No sabemos cuál es la causa de esta amistad que tiene el hombre con la música ni cuál es la relación profunda entre el oído (sentido del miedo) y las emociones. Lo cierto es que ninguna otra criatura salvo el hombre entiende la música como creación artística: melodía, ritmo, armonía… No me explico cómo no se ha definido alguna vez al humano como “animal melómano”. La precisa matemática de la música hizo creer a los pitagóricos en una sinfonía universal de las esferas celestiales, la consonancia estelar a la que alude Fray Luis en su célebre Oda a Francisco Salinas, el amigo y colega que privado de la vista fue catedrático de música en la universidad de Salamanca…. En ella canta el poeta los efectos de la música en el alma: “El aire se serena / y viste de hermosura y luz no usada, / Salinas, cuando suena / la música extremada / por vuestra sabia mano gobernada. // A cuyo son divino / mi alma, que en olvido está sumida, / torna a cobrar el tino / y memoria perdida / de su origen primera esclarecida”…

En la Nueva Filosofía (1587), en su “Coloquio de auxilios o remedios de la vera medicina…”, Oliva Sabuco alaba la música como confortativo de la raíz principal del cerebro. Es probable que esa raíz nos ligue y enlace de algún modo con el Padre o la Madre primordiales, como lo hace con el pulso del mar, que también pudieran ser considerados, los creadores naturales, grandes músicos. Hay quien cree que si la música general del universo la pautó un Hacedor bueno, la letra es cosa de un demiurgo caprichoso o de un demonio trapacero.

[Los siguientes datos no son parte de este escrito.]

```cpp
static int fwd_fp32(int kind, int64_t n, int S, const float* rays11, const float* z, const float* params, const float* packed_fwd,
                    float* raw, float* act, int flags, fn_stream_t stream) {
  return act ? fastnerf_mlp_fwd_ex(kind, n, S, rays11, z, params, packed_fwd, raw, act, stream)
             : fastnerf_mlp_fwd_flags_ex(kind, n, S, rays11, z, params, packed_fwd, raw, flags, stream);
}

static int fwd_bf16(int kind, int64_t n, int S, const float* rays11, const float* z, const float* params, const float* packed_fwd,
                    float* raw, float* act, int flags, fn_stream_t stream) {
  return act ? fastnerf_mlp_bf16_fwd(kind, n, S, rays11, z, params, packed_fwd, raw, act, stream)
             : fastnerf_mlp_bf16_fwd_flags(kind, n, S, rays11, z, params, packed_fwd, raw, flags, stream);
}

static const MlpMode modes[3] = {
    {fastnerf_mlp_pack_ex, fwd_fp32, fastnerf_mlp_fwd_list_ex, fastnerf_mlp_fwd_live_ex, fastnerf_mlp_bwd_ex, fastnerf_mlp_bwd_live_ex},
    {fastnerf_mlp_bf16_pack, fwd_bf16, fastnerf_mlp_bf16_fwd_list, fastnerf_mlp_bf16_fwd_live, fastnerf_mlp_bf16_bwd,
     fastnerf_mlp_bf16_bwd_live},
    {fastnerf_mlp_x6_pack, fastnerf_mlp_x6_fwd, fastnerf_mlp_x6_fwd_list, fastnerf_mlp_x6_fwd_live, fastnerf_mlp_x6_bwd,
     fastnerf_mlp_x6_bwd_live},
};

struct RrFwd {
  const char* fname;
  int math_mode;
  int64_t n;
  int N_samples, N_importance;
  const float* rays11;
  int lindisp, perturb, det, white_bkgd;
  const float *t_rand, *u, *noise0, *noise1;
  uint64_t seed0, seed1;
  const float *params_c, *packed_c, *params_f, *packed_f;
  float *z0, *raw0, *rgb0, *disp0, *acc0, *w0, *depth0, *z1, *z_samples, *z_std, *raw1, *rgb1, *disp1, *acc1, *w1, *depth1;
  int flags;
  fn_stream_t stream;
};

static bool rr_fwd_scalars(const RrFwd& a) {
  if (a.math_mode < 0 || a.math_mode > 2 || a.n < 0 || a.N_samples < 2 || a.N_importance < 0) {
// ... 101 lines not shown
                                                    int lindisp, int perturb, int det, int white_bkgd, const float* t_rand,
                                                    const float* u, uint64_t seed0, uint64_t seed1, const float* params_c,
                                                    const float* packed_c, const float* params_f, const float* packed_f,
                                                    const fn_occ_cascade* cascade, int32_t* live_ws, int32_t* counts_out, float* z0,
                                                    float* raw0, float* rgb0, float* disp0, float* acc0, float* w0, float* depth0,
                                                    float* z1, float* z_samples, float* z_std, float* raw1, float* rgb1, float* disp1,
                                                    float* acc1, float* w1, float* depth1, int flags, fn_stream_t stream) {
  return rr_fwd_occ({"fastnerf_render_rays_fwd_occ_cascade", math_mode, n, N_samples, N_importance, rays11, lindisp, perturb, det,
                     white_bkgd, t_rand, u, nullptr, nullptr, seed0, seed1, params_c, packed_c, params_f, packed_f, z0, raw0, rgb0,
                     disp0, acc0, w0, depth0, z1, z_samples, z_std, raw1, rgb1, disp1, acc1, w1, depth1, flags, stream},
                    nullptr, cascade, live_ws, counts_out);
}

extern "C" int fastnerf_render_rays_fwd(int math_mode, int64_t n, int N_samples, int N_importance, const float* rays11,
                                        int lindisp, int perturb, int det, int white_bkgd, const float* t_rand, const float* u,
                                        const float* noise0, const float* noise1, uint64_t seed0, uint64_t seed1,
                                        const float* params_c, const float* packed_c, const float* params_f,
                                        const float* packed_f, float* z0, float* raw0, float* act0, float* rgb0,
                                        float* disp0, float* acc0, float* w0, float* depth0, float* z1,
                                        float* z_samples, float* z_std, float* raw1, float* act1, float* rgb1,
                                        float* disp1, float* acc1, float* w1, float* depth1, fn_stream_t stream) {
  return fastnerf_render_rays_fwd_ex(math_mode, n, N_samples, N_importance, rays11, lindisp, perturb, det, white_bkgd, t_rand, u,
                                     noise0, noise1, seed0, seed1, params_c, packed_c, params_f, packed_f, z0, raw0, act0, rgb0,
                                     disp0, acc0, w0, depth0, z1, z_samples, z_std, raw1, act1, rgb1, disp1, acc1, w1, depth1, 0,
                                     stream);
}

static int rr_bwd(int math_mode, int64_t n, int N_samples, int N_importance, const float* rays11,
                  int white_bkgd, const float* g_rgb, const float* g_rgb0, const float* noise0,
                  const float* noise1, const float* z0, const float* raw0, const float* act0,
                  const float* z1, const float* raw1, const float* act1, const float* params_c,
                  const float* packed_bwd_c, const float* params_f, const float* packed_bwd_f,
                  float* draw_ws, float* dact_ws, float* partial_ws, float* grads_c, float* grads_f,
                  int passes, fn_stream_t stream) {
  if (math_mode < 0 || math_mode > 2 || n <= 0 || N_samples < 2 || N_importance < 0) {
    fn::set_error("fastnerf_render_rays_bwd: bad argument: math_mode in {0,1,2}, n>0, N_samples>=2, N_importance>=0");
    return -1;
  }
  if (!rays11 || !z0 || !raw0 || !act0 || !params_c || !packed_bwd_c || !draw_ws || !dact_ws || !partial_ws || !grads_c) {
    fn::set_error("fastnerf_render_rays_bwd: null pointer (coarse pass)");
    return -1;
  }
  int rc;
  auto mlp = [&](int S, const float* act, const float* params, const float* packed, float* grads) {
    return modes[math_mode].bwd(0, n, S, draw_ws, act, params, packed, dact_ws, partial_ws, grads, stream);
  };
  const float* g_coarse = g_rgb;
  if (N_importance > 0) {
    if (!g_rgb || !g_rgb0 || !z1 || !raw1 || !act1 || !params_f || !packed_bwd_f || !grads_f) {
      fn::set_error("fastnerf_render_rays_bwd: null pointer (fine pass)");
      return -1;
    }
    const int S1 = N_samples + N_importance;
    if (passes & 1) {
      if ((rc = fastnerf_raw2outputs_bwd(n, S1, raw1, z1, rays11, noise1, white_bkgd, g_rgb, draw_ws, stream))) return rc;
      if ((rc = mlp(S1, act1, params_f, packed_bwd_f, grads_f))) return rc;
    }
    g_coarse = g_rgb0;
  }
  if (!g_coarse) {
    fn::set_error("fastnerf_render_rays_bwd: null gradient");
    return -1;
  }
  if (!(passes & 2)) return 0;
  if ((rc = fastnerf_raw2outputs_bwd(n, N_samples, raw0, z0, rays11, noise0, white_bkgd, g_coarse, draw_ws, stream))) return rc;
  return mlp(N_samples, act0, params_c, packed_bwd_c, grads_c);
}

extern "C" int fastnerf_render_rays_bwd(int math_mode, int64_t n, int N_samples, int N_importance, const float* rays11,
                                        int white_bkgd, const float* g_rgb, const float* g_rgb0, const float* noise0,
                                        const float* noise1, const float* z0, const float* raw0, const float* act0,
                                        const float* z1, const float* raw1, const float* act1, const float* params_c,
                                        const float* packed_bwd_c, const float* params_f, const float* packed_bwd_f,
                                        float* draw_ws, float* dact_ws, float* partial_ws, float* grads_c, float* grads_f,
                                        fn_stream_t stream) {
  return rr_bwd(math_mode, n, N_samples, N_importance, rays11, white_bkgd, g_rgb, g_rgb0, noise0, noise1, z0, raw0, act0, z1, raw1,
                act1, params_c, packed_bwd_c, params_f, packed_bwd_f, draw_ws, dact_ws, partial_ws, grads_c, grads_f, 3, stream);
}


static int rr_bwd_live(int math_mode, int64_t n, int N_samples, int N_importance, const float* rays11, int white_bkgd,
                       const float* g_rgb, const float* g_rgb0, const float* noise0, const float* noise1,
                       const float* z0, const float* raw0, const float* z1, const float* raw1,
                       const float* params_c, const float* packed_fwd_c, const float* packed_bwd_c,
                       const float* params_f, const float* packed_fwd_f, const float* packed_bwd_f,
                       float* draw_ws, float* act_ws, float* dact_ws, float* partial_ws, int32_t* live_ws,
                       float* grads_c, float* grads_f, int32_t* counts_out, int passes, fn_stream_t stream) {
  if (math_mode < 0 || math_mode > 2 || n <= 0 || N_samples < 2 || N_importance < 0) {
    fn::set_error("fastnerf_render_rays_bwd_live: bad argument: math_mode in {0,1,2}, n>0, N_samples>=2, N_importance>=0");
    return -1;
  }
  if (!rays11 || !z0 || !raw0 || !params_c || !packed_fwd_c || !packed_bwd_c || !draw_ws || !act_ws || !dact_ws ||
      !partial_ws || !live_ws || !grads_c) {
    fn::set_error("fastnerf_render_rays_bwd_live: null pointer (coarse pass)");
    return -1;
  }
  const int S1 = N_samples + N_importance;
  int32_t* cnt = live_ws;
  int32_t* idx = live_ws + 4;
  int32_t* cws = idx + n * (int64_t)S1;
  int rc;
  auto pass = [&](int S, const float* z, const float* raw, const float* noise, const float* g, const float* params,
                  const float* pf, const float* pb, float* grads, int32_t* cnt_out) -> int {
    if ((rc = fastnerf_raw2outputs_bwd(n, S, raw, z, rays11, noise, white_bkgd, g, draw_ws, stream))) return rc;
    if ((rc = fastnerf_compact_live(n * (int64_t)S, draw_ws, idx, cnt_out, cws, stream))) return rc;
    if ((rc = modes[math_mode].fwd_live(0, n, S, rays11, z, params, pf, act_ws, idx, cnt_out, stream))) return rc;
// ... 123 lines not shown
```

include/fastnerf.h:

```cpp
#ifndef FASTNERF_H
#define FASTNERF_H
#include <stdint.h>
#ifdef __cplusplus
extern "C" {
#endif

typedef void* fn_stream_t;

int fastnerf_version(void);
const char* fastnerf_last_error(void);
int fastnerf_device_cus(void);

int fastnerf_gen_rays(int H, int W, float fx, float fy, float cx, float cy, const float* c2w_host,
                      float* rays_o, float* rays_d, fn_stream_t stream);
int fastnerf_gen_rays_pixels(int64_t n, const int32_t* pix, const float* poses, float fx, float fy, float cx,
                             float cy, float* rays_o, float* rays_d, fn_stream_t stream);
int fastnerf_ndc_rays(int64_t n, int H, int W, double focal, float near, const float* rays_o, const float* rays_d,
                      float* out_o, float* out_d, fn_stream_t stream);
int fastnerf_pack_rays(int64_t n, const float* rays_o, const float* rays_d, float near, float far, int ndc, int H,
                       int W, double focal, float* rays11, fn_stream_t stream);
int fastnerf_sample_coarse(int64_t n, int S, const float* rays11, int lindisp, int perturb, const float* t_rand,
                           uint64_t seed, float* z, fn_stream_t stream);
int fastnerf_posenc(int64_t n, int L, const float* x, float* out, fn_stream_t stream);

#define FASTNERF_NET_PARAMS 595844
#define FASTNERF_PACKED_FWD 593920
#define FASTNERF_PACKED_BWD 557056
#define FASTNERF_ACT_FLOATS 2592
#define FASTNERF_ACT_SLACK 8192
#define FASTNERF_DACT_FLOATS 2432

int fastnerf_mlp_pack(const float* params, float* packed_fwd, float* packed_bwd, fn_stream_t stream);
int fastnerf_mlp_fwd(int64_t n, int S, const float* rays11, const float* z, const float* params,
                     const float* packed_fwd, float* raw, float* act, fn_stream_t stream);
int64_t fastnerf_mlp_bwd_partial_floats(void);
int fastnerf_mlp_bwd(int64_t n, int S, const float* draw, const float* act, const float* params,
                     const float* packed_bwd, float* dact, float* partial, float* grads, fn_stream_t stream);

int fastnerf_raw2outputs_fwd(int64_t n, int S, const float* raw, const float* z, const float* rays11,
                             const float* noise, int white_bkgd, float* rgb_map, float* disp, float* acc,
                             float* weights, float* depth, fn_stream_t stream);
int fastnerf_raw2outputs_bwd(int64_t n, int S, const float* raw, const float* z, const float* rays11,
                             const float* noise, int white_bkgd, const float* g_rgb, float* draw,
                             fn_stream_t stream);
int fastnerf_raw2outputs_bwd_full(int64_t n, int S, const float* raw, const float* z, const float* rays11,
                                  const float* noise, int white_bkgd, const float* acc, const float* depth,
                                  const float* g_rgb, const float* g_disp, const float* g_acc, const float* g_w,
                                  const float* g_depth, float* draw, fn_stream_t stream);
int fastnerf_sample_pdf_merge(int64_t n, int S, int Ni, const float* z, const float* weights, int det,
                              const float* u, uint64_t seed, float* z_out, float* z_samples, float* z_std,
                              fn_stream_t stream);

int fastnerf_sample_pdf(int64_t n, int M, int Ni, const float* bins, const float* weights, int det, const float* u,
                        uint64_t seed, float* samples, fn_stream_t stream);

int fastnerf_mse_leafmax(int64_t n, const float* rgb, const float* rgb0, const float* target, float grad_scale,
                         float* g_rgb, float* g_rgb0, float* loss2, const int32_t* leaf_tag, int max_leaves,
                         uint32_t* table, fn_stream_t stream);
int fastnerf_adam_step(int64_t n, float* params, const float* grads, float* m, float* v, double lr, double beta1,
                       double beta2, double eps, int step, fn_stream_t stream);

int64_t fastnerf_net_floats(int kind, int what);
int64_t fastnerf_mlp_act_floats(int kind, int64_t n_points);
int fastnerf_mlp_pack_ex(int kind, const float* params, float* packed_fwd, float* packed_bwd, fn_stream_t stream);
// ... 252 lines not shown
```

Baseline: 245,500 rays/s.

## Merge fine and coarse bf16x6 trunk weight-gradient passes into one paired launch

In bf16x6 mode with both passes requested, the fine and coarse backward passes now defer their trunk weight-gradient kernel and reductions. A single paired kernel then covers both networks' trunk jobs in one grid, followed by the two reductions. The coarse pass runs on a separately allocated side workspace (dact and partial buffers), so the two passes do not overwrite each other. This is meant to fill the GPU better, since each trunk launch alone may underuse the CUs, and to remove a launch boundary. In exchange it costs extra device memory and a lazy hipMalloc, and it falls back to the old path when allocation fails or during graph capture.

```diff
diff --git a/fast-learning-nerf_amd/_lib.py b/fast-learning-nerf_amd/_lib.py
--- a/fast-learning-nerf_amd/_lib.py
+++ b/fast-learning-nerf_amd/_lib.py
@@ -47,6 +47,7 @@
     'fastnerf_version': (I, []),
     'fastnerf_last_error': (C.c_char_p, []),
     'fastnerf_device_cus': (I, []),
+    'fastnerf_x6_pair_launches': (L, []),
     'fastnerf_gen_rays': (I, [I, I, F, F, F, F, P, P, P, P]),
     'fastnerf_gen_rays_pixels': (I, [L, P, P, F, F, F, F, P, P, P]),
     'fastnerf_ndc_rays': (I, [L, I, I, D, F, P, P, P, P, P]),
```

Volviendo a la tarantela, tal vez quepa reconocerle alguna relación con el taranto, hijo de la taranta, cante y baile flamencos nacidos en el sureste peninsular y asociados a las minas del Levante y del este de Andalucía. Pero el flamenco es otra cosa que la tarantela italiana. Se ha arriesgado la hipótesis de que en la reconquista de Almería, junto a los Reyes Católicos podrían haber combatido condotieros de Tarento. Y existen documentos que acreditan el conocimiento por parte de la población almeriense de la técnica medicinal de la tarantela, con anterioridad a la existencia del cante flamenco. En cualquier caso, en Melpignano, Italia, se sigue celebrando en agosto una Notte de la Taranta. Ya está programada la 25ª edición para el 2022. Esperemos que este año se libre sin mascarillas. Los peores “bichos” -se sabe- son invisibles; la música, muy recomendable. Lo dijo el emperador francés: De los ruidos, los menos desagradables.